23 July 2015

Shrimp FFMN FAC: social media exclusive!

Yesterday, I talked about the shrimp neurons that I think are the most beautiful thing I’ve imaged in science (right). It’s in my new paper in PeerJ.

But PeerJ didn’t get everything I did in this project. Not even for this particular stain that I like so much.

The nerve filled in this image has axons that project both forward and backwards. Most of the neurons’ cell bodies are forward from the fill. This anterior ganglion is more interesting scientifically, because it has the key motor giant neurons with their weird structure. It’s also hard to show all all the neurons’s cell bodies, because several of them are almost right on top of each other.

Consequently, I have a lot of images of the anterior ganglion in the paper; it takes up a bunch of space in Figure 2. I also created a “cheap confocal” movie that combines several images at different depths of field, and that went in as supplementary information.

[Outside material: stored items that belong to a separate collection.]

__global__ __launch_bounds__(256) void dwconv_fwd_generic(
    int B, int N, int M, int F, int C, int r, int K, int mblocks, int nslices,
    const int* __restrict__ nnIndex, const int* __restrict__ nnCount, const int* __restrict__ binIndex,
    const float* __restrict__ input, const float* __restrict__ filter, float* __restrict__ output)
{
    extern __shared__ __attribute__((aligned(16))) float lfilt[];
    const int CR = C * r;
    int b, part;
    xcd_decode((int)blockIdx.x, B, mblocks * nslices, b, part);
    if (b < 0) return;
    const int slice = part / mblocks;
    const int mb = part - slice * mblocks;
    const int slice0 = slice * kSlice;
    const int SL = (CR - slice0) < kSlice ? (CR - slice0) : kSlice;

    for (int e = threadIdx.x; e < F * SL; e += blockDim.x) {
        const int f = e / SL;
        const int cl = e - f * SL;
        lfilt[e] = filter[(size_t)f * CR + slice0 + cl];
    }
    __syncthreads();

    const int wave = uniform((int)threadIdx.x >> 6);
    const int lane = lane_id();
    int cl[4], cin[4];
    bool act[4];
#pragma unroll
    for (int t = 0; t < 4; t++) {
        cl[t] = lane + 64 * t;
        act[t] = cl[t] < SL;
        cin[t] = act[t] ? (slice0 + cl[t]) / r : 0;
        if (!act[t]) cl[t] = 0;
    }
    const int m_begin = mb * kFwdPointsPerWG;
    const int m_end = (m_begin + kFwdPointsPerWG) < M ? (m_begin + kFwdPointsPerWG) : M;
    const float* inb = input + (size_t)b * N * C;

    for (int m = m_begin + wave; m < m_end; m += 4) {
        const size_t row = (size_t)b * M + m;
        const int cnt = uniform(nnCount[row]);
        float acc[4] = {0.f, 0.f, 0.f, 0.f};
        const int* __restrict__ irow = nnIndex + row * K;
        const int* __restrict__ brow = binIndex + row * K;
        {
#pragma unroll 4
            for (int kk = 0; kk < cnt; kk++) {
                const int n = irow[kk];
                int f = brow[kk];
                f = f < 0 ? 0 : (f >= F ? F - 1 : f);
#pragma unroll
                for (int t = 0; t < 4; t++) {
                    const float x = inb[(size_t)n * C + cin[t]];
                    const float w = lfilt[f * SL + cl[t]];
                    acc[t] = fmaf(x, w, acc[t]);
                }
            }
        }
#pragma unroll
        for (int t = 0; t < 4; t++) {
            if (act[t]) output[row * CR + slice0 + cl[t]] = cnt > 0 ? acc[t] / (float)cnt : 0.f;
        }
    }
}


constexpr int kBwdNL2 = 3;
constexpr int kBwdNL4 = 2;
template <int R, int V, int MAXF, int PARTS, bool COMPACT, int HUB = 0>
__global__ __launch_bounds__(kBwdTWaves * 64, COMPACT ? 4 : 3) void dwconv_bwd_t_vec(
    int B, int N, int M, int F, int C, int W, int parts, int nslices,
    const int* __restrict__ offsets, const int* __restrict__ entKey, const float* __restrict__ entScale,
    const int* __restrict__ order, const int* __restrict__ activeBins, int compactMax,
    const float* __restrict__ input, const float* __restrict__ filter, const float* __restrict__ gradOutput,
    float* __restrict__ gradInput, float* __restrict__ partial,
    const float* __restrict__ input2 = nullptr, float* __restrict__ gradInput2 = nullptr, int Ca = 0,
    int* __restrict__ hubList = nullptr, int hubT = 0, int slabBase = 0)
{
    extern __shared__ __attribute__((aligned(16))) float lds[];
    constexpr int SLW = 64 * V;
    constexpr int VI = (V >= R) ? V / R : 1;
    const int CR = C * R;
    const int A = activeBins ? uniform(activeBins[0]) : F;
    if (COMPACT ? (A > MAXF) : (activeBins != nullptr && A <= compactMax)) return;
    const int xcd = HUB == 2 ? 0 : ((int)blockIdx.x & 7);
    const int q = HUB == 2 ? (int)blockIdx.x : ((int)blockIdx.x >> 3);
    const int slice = q / W;
    const int w = q - slice * W;
    const int slice0 = slice * SLW;
    const int SL = (CR - slice0) < SLW ? (CR - slice0) : SLW;
    float* lfilt = lds;
    const bool second = input2 != nullptr && (slice0 / R) >= Ca;
    const int Cs = input2 == nullptr ? C : (second ? C - Ca : Ca);
    const float* __restrict__ xin = (second ? input2 : input) - (second ? Ca : 0);
    float* __restrict__ gin = (second ? gradInput2 : gradInput) - (second ? Ca : 0);

    for (int e = threadIdx.x * V; e < F * SL; e += blockDim.x * V) {
        const int f = e / SL;
        const int cl = e - f * SL;
#pragma unroll
        for (int v = 0; v < V; v++) lfilt[e + v] = filter[(size_t)f * CR + slice0 + cl + v];
    }
    __syncthreads();

    const int wave = uniform((int)threadIdx.x >> 6);
    const int lane = lane_id();
    const int stride = W * kBwdTWaves;
    constexpr bool HALF = PARTS > 1;
    constexpr int PL = 64 / PARTS;
    const int half = HALF ? (lane / PL) : 0;
    const int cl0 = (HALF ? (lane % PL) : lane) * V;
    const bool act = cl0 < SL;
    const int cin0 = (slice0 + cl0) / R;
    float acc[MAXF][V];
#pragma unroll
    for (int i = 0; i < MAXF; i++)
#pragma unroll
        for (int v = 0; v < V; v++) acc[i][v] = 0.f;

    const int abv = COMPACT ? activeBins[1 + ((lane < MAXF && lane < A) ? lane : 0)] : 0;

    const int nhub = HUB == 2 ? uniform(hubList[0]) : 0;
    for (int item = HUB == 2 ? w / kHubGroup : xcd; HUB == 2 ? item < nhub : item < B * parts; item += HUB == 2 ? W / kHubGroup : 8) {
    const int hubSrc = HUB == 2 ? uniform(hubList[1 + item]) : 0;
    const int b = HUB == 2 ? hubSrc / N : item / parts;
    const int pi = HUB == 2 ? 0 : item - b * parts;
    const float* __restrict__ gou = gradOutput + (size_t)b * M * CR + slice0;
    const unsigned cla = (unsigned)(act ? cl0 : 0);
    const int* __restrict__ offb = offsets + (size_t)b * ((size_t)N * F + 1);
    for (int p = HUB == 2 ? 0 : pi + parts * (w * kBwdTWaves + wave); HUB == 2 ? p < 1 : p < N; p += HUB == 2 ? 1 : parts * stride) {
        const int n = HUB == 2 ? hubSrc - b * N : (order ? uniform(order[(size_t)b * N + p]) : p);
        const int* __restrict__ o = offb + (size_t)n * F;
        const int ov0 = o[lane <= F ? lane : F];
        const int ov1 = (MAXF >= 64) ? o[(64 + lane) <= F ? (64 + lane) : F] : 0;
        float xi[VI], xv[V];
#pragma unroll
        for (int u = 0; u < VI; u++) xi[u] = xin[((size_t)b * N + n) * Cs + (act ? cin0 : slice0 / R) + u];
#pragma unroll
        for (int v = 0; v < V; v++) xv[v] = xi[(V >= R) ? v / R : 0];
        float gi[V];
#pragma unroll
        for (int v = 0; v < V; v++) gi[v] = 0.f;
        const int E0 = __builtin_amdgcn_readlane(ov0, 0);
        const int E1 = uniform(o[F]);
        unsigned long long nonempty = ~0ull;
        if (COMPACT) {
            const int fl = lane < MAXF ? abv : 0;
            const int s0 = __builtin_amdgcn_ds_bpermute(fl << 2, ov0);
            const int s1 = __builtin_amdgcn_ds_bpermute((fl + 1) << 2, ov0);
            nonempty = __ballot(s1 > s0);
        }
        if (HUB == 1 && (E1 - E0) > hubT) {
            if (slice == 0 && lane == 0) hubList[1 + atomicAdd(&hubList[0], 1)] = b * N + n;
            if (act && half == 0 && V >= R) {
                float* gp = &gin[((size_t)b * N + n) * Cs + cin0];
#pragma unroll
                for (int u = 0; u < VI; u++) gp[u] = 0.f;
            }
            continue;
        }
        const int cfirst = HUB == 2 ? E0 + 64 * ((w % kHubGroup) * kBwdTWaves + wave) : E0;
        const int cstep = HUB == 2 ? 64 * kHubGroup * kBwdTWaves : 64;
        for (int cb = cfirst; cb < E1; cb += cstep) {
        const int cn = (E1 - cb) < 64 ? (E1 - cb) : 64;
        const int li = lane < cn ? lane : 0;
        const int wkey = entKey[cb + li];
        const unsigned kel = (unsigned)tg_key(wkey, entScale == nullptr) * (unsigned)CR;
        const float svl = entScale == nullptr ? tg_packed_scale(wkey) : entScale[cb + li];
        const float sv = lane < cn ? svl : 0.f;
#pragma unroll
        for (int fi = 0; fi < MAXF; fi++) {
            if (fi < (COMPACT ? A : F) && (!COMPACT || ((nonempty >> (fi & 63)) & 1ull))) {
                const int f = COMPACT ? __builtin_amdgcn_readlane(abv, fi) : fi;
                const int a0 = COMPACT ? __builtin_amdgcn_readlane(ov0, f)
                                       : __builtin_amdgcn_readlane(fi < 64 ? ov0 : ov1, fi & 63);
                const int a1 = COMPACT ? __builtin_amdgcn_readlane(ov0, f + 1)
                                       : __builtin_amdgcn_readlane((fi + 1) < 64 ? ov0 : ov1, (fi + 1) & 63);
                const int e0 = (a0 > cb ? a0 : cb) - cb;
                const int e1 = (a1 < cb + cn ? a1 : cb + cn) - cb;
                if (e0 < e1) {
                    float sg[V];
#pragma unroll
                    for (int v = 0; v < V; v++) sg[v] = 0.f;
                    float wr[V];
                    {
                        const float* wrow = &lfilt[f * SL + (act ? cl0 : 0)];
#pragma unroll
                        for (int v = 0; v < V; v++) wr[v] = wrow[v];
                    }
                    if (HALF) {
                        constexpr int NL = PARTS == 2 ? kBwdNL2 : kBwdNL4;
                        const float svh = ((unsigned)(lane - e0) < (unsigned)(e1 - e0)) ? sv : 0.f;
#define SPH3D_BWD_HALF_BATCH(WRAPS)                                                                                  \
    {                                                                                                                \
        const int a4 = ((e + half) << 2);                                                                            \
        unsigned ko[NL];                                                                                             \
        float sc[NL];                                                                                                \
        _Pragma("unroll") for (int u = 0; u < NL; u++) {                                                             \
            ko[u] = (unsigned)__builtin_amdgcn_ds_bpermute(a4 + 4 * PARTS * u, (int)kel);                            \
            sc[u] = __int_as_float(__builtin_amdgcn_ds_bpermute(a4 + 4 * PARTS * u, __float_as_int(svh)));           \
            if (WRAPS) sc[u] = (e + half + PARTS * u) < 64 ? sc[u] : 0.f;                                            \
        }                                                                                                            \
        float g[NL][V];                                                                                              \
        _Pragma("unroll") for (int u = 0; u < NL; u++) {                                                             \
            const float4 t = *reinterpret_cast<const float4*>(&gou[ko[u] + cla]);                                    \
            g[u][0] = t.x; g[u][1 % V] = t.y; g[u][2 % V] = t.z; g[u][3 % V] = t.w;                                  \
        }                                                                                                            \
        _Pragma("unroll") for (int u = 0; u < NL; u++)                                                               \
            _Pragma("unroll") for (int v = 0; v < V; v++) sg[v] = fmaf(g[u][v], sc[u], sg[v]);                       \
    }
                        for (int e = e0; e < e1; e += PARTS * NL) {
                            if ((64 % (PARTS * NL)) != 0 && e + PARTS * NL > 64) SPH3D_BWD_HALF_BATCH(true)
                            else SPH3D_BWD_HALF_BATCH(false)
                        }
#undef SPH3D_BWD_HALF_BATCH
                    } else {
                    const float svm = ((unsigned)(lane - e0) < (unsigned)(e1 - e0)) ? sv : 0.f;
#define SPH3D_BWD_BATCH(NB)                                                                                          \
    {                                                                                                                \
        float sc[NB];                                                                                                \
        float g[NB][V];                                                                                              \
        _Pragma("unroll") for (int u = 0; u < NB; u++) {                                                             \
            const unsigned ko = (unsigned)__builtin_amdgcn_readlane((int)kel, e + u);                                \
            sc[u] = __int_as_float(__builtin_amdgcn_readlane(__float_as_int(svm), e + u));                           \
            const float* __restrict__ rp = gou + ko;                                   \
                        \
            if (V == 4) {                                                                                            \
                const float4 t = *reinterpret_cast<const float4*>(&rp[cla]);                                         \
                g[u][0] = t.x; g[u][1 % V] = t.y; g[u][2 % V] = t.z; g[u][3 % V] = t.w;                              \
            } else if (V == 2) {                                                                                     \
                const float2 t = *reinterpret_cast<const float2*>(&rp[cla]);                                         \
                g[u][0] = t.x; g[u][1 % V] = t.y;                                                                    \
            } else {                                                                                                 \
                g[u][0] = rp[cla];                                                                                   \
            }                                                                                                        \
        }                                                                                                            \
        _Pragma("unroll") for (int u = 0; u < NB; u++)                                                               \
            _Pragma("unroll") for (int v = 0; v < V; v++) sg[v] = fmaf(g[u][v], sc[u], sg[v]);                       \
    }
                    int e = e0;
                    for (; e + 4 <= e1; e += 4) SPH3D_BWD_BATCH(4)
                    const int rem = e1 - e;
                    if (rem == 3) SPH3D_BWD_BATCH(3)
                    else if (rem == 2) SPH3D_BWD_BATCH(2)
                    else if (rem == 1) SPH3D_BWD_BATCH(1)
#undef SPH3D_BWD_BATCH
                    }
#pragma unroll
                    for (int v = 0; v < V; v++) {
                        gi[v] = fmaf(sg[v], wr[v], gi[v]);
                        acc[fi][v] = fmaf(sg[v], xv[v], acc[fi][v]);
                    }
                }
            }
        }
        }
        if (HALF) {
#pragma unroll
            for (int v = 0; v < V; v++) {
                gi[v] += __shfl_xor(gi[v], 32);
                if (PARTS == 4) gi[v] += __shfl_xor(gi[v], 16);
            }
        }
        if (act && half == 0) {
            float* gp = &gin[((size_t)b * N + n) * Cs + cin0];
            if (V >= R) {
#pragma unroll
                for (int u = 0; u < VI; u++) {
                    float s = 0.f;
#pragma unroll
                    for (int rr = 0; rr < R; rr++) s += gi[u * R + rr];
                    if (HUB == 2) atomicAdd(&gp[u], s);
                    else gp[u] = s;
                }
            }
        }
    }

    }

    if (HALF) {
#pragma unroll
        for (int i = 0; i < MAXF; i++)
#pragma unroll
            for (int v = 0; v < V; v++) {
                acc[i][v] += __shfl_xor(acc[i][v], 32);
                if (PARTS == 4) acc[i][v] += __shfl_xor(acc[i][v], 16);
            }
    }
    __syncthreads();
    float* tab = lds;
    __shared__ unsigned long long activeMask;
    if (COMPACT) {
        if (threadIdx.x == 0) activeMask = 0ull;
        __syncthreads();
        if ((int)threadIdx.x < A) atomicOr(&activeMask, 1ull << activeBins[1 + threadIdx.x]);
        __syncthreads();
    }
    for (int w = 0; w < kBwdTWaves; w++) {
        if (wave == w && act && half == 0) {
#pragma unroll
            for (int i = 0; i < MAXF; i++) {
                if (i < (COMPACT ? A : F)) {
                    const int f = COMPACT ? uniform(activeBins[1 + i]) : i;
#pragma unroll
                    for (int v = 0; v < V; v++) {
                        float* p = &tab[f * SL + cl0 + v];
                        *p = (w == 0) ? acc[i][v] : (*p + acc[i][v]);
                    }
                }
            }
        }
        __syncthreads();
    }
    float* out = partial + (HUB == 2 ? (size_t)slabBase + w : (size_t)xcd * W + w) * ((size_t)F * CR);
    const unsigned long long am = COMPACT ? activeMask : ~0ull;
    for (int e = threadIdx.x; e < F * SL; e += blockDim.x) {
        const int f = e / SL;
        const int cl = e - f * SL;
        if (!COMPACT || ((am >> f) & 1ull)) out[(size_t)f * CR + slice0 + cl] = tab[e];
    }
}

The posterior ganglion... didn’t get that much love in the paper.

In crayfish, there might be two or three neurons on the left and right sides in that posterior ganglion (4-6 cells total), and these are grouped together in the FAC cluster. In white shrimp, only one cell body on the left and one cell body on the right get stained (2 total). The structure of those shrimp FAC cells is not terribly complicated, either. I didn’t think that scientifically, it was necessary to show the shrimp FAC neurons in the same level of detail in the paper as the other clusters of neurons in the anterior ganglion.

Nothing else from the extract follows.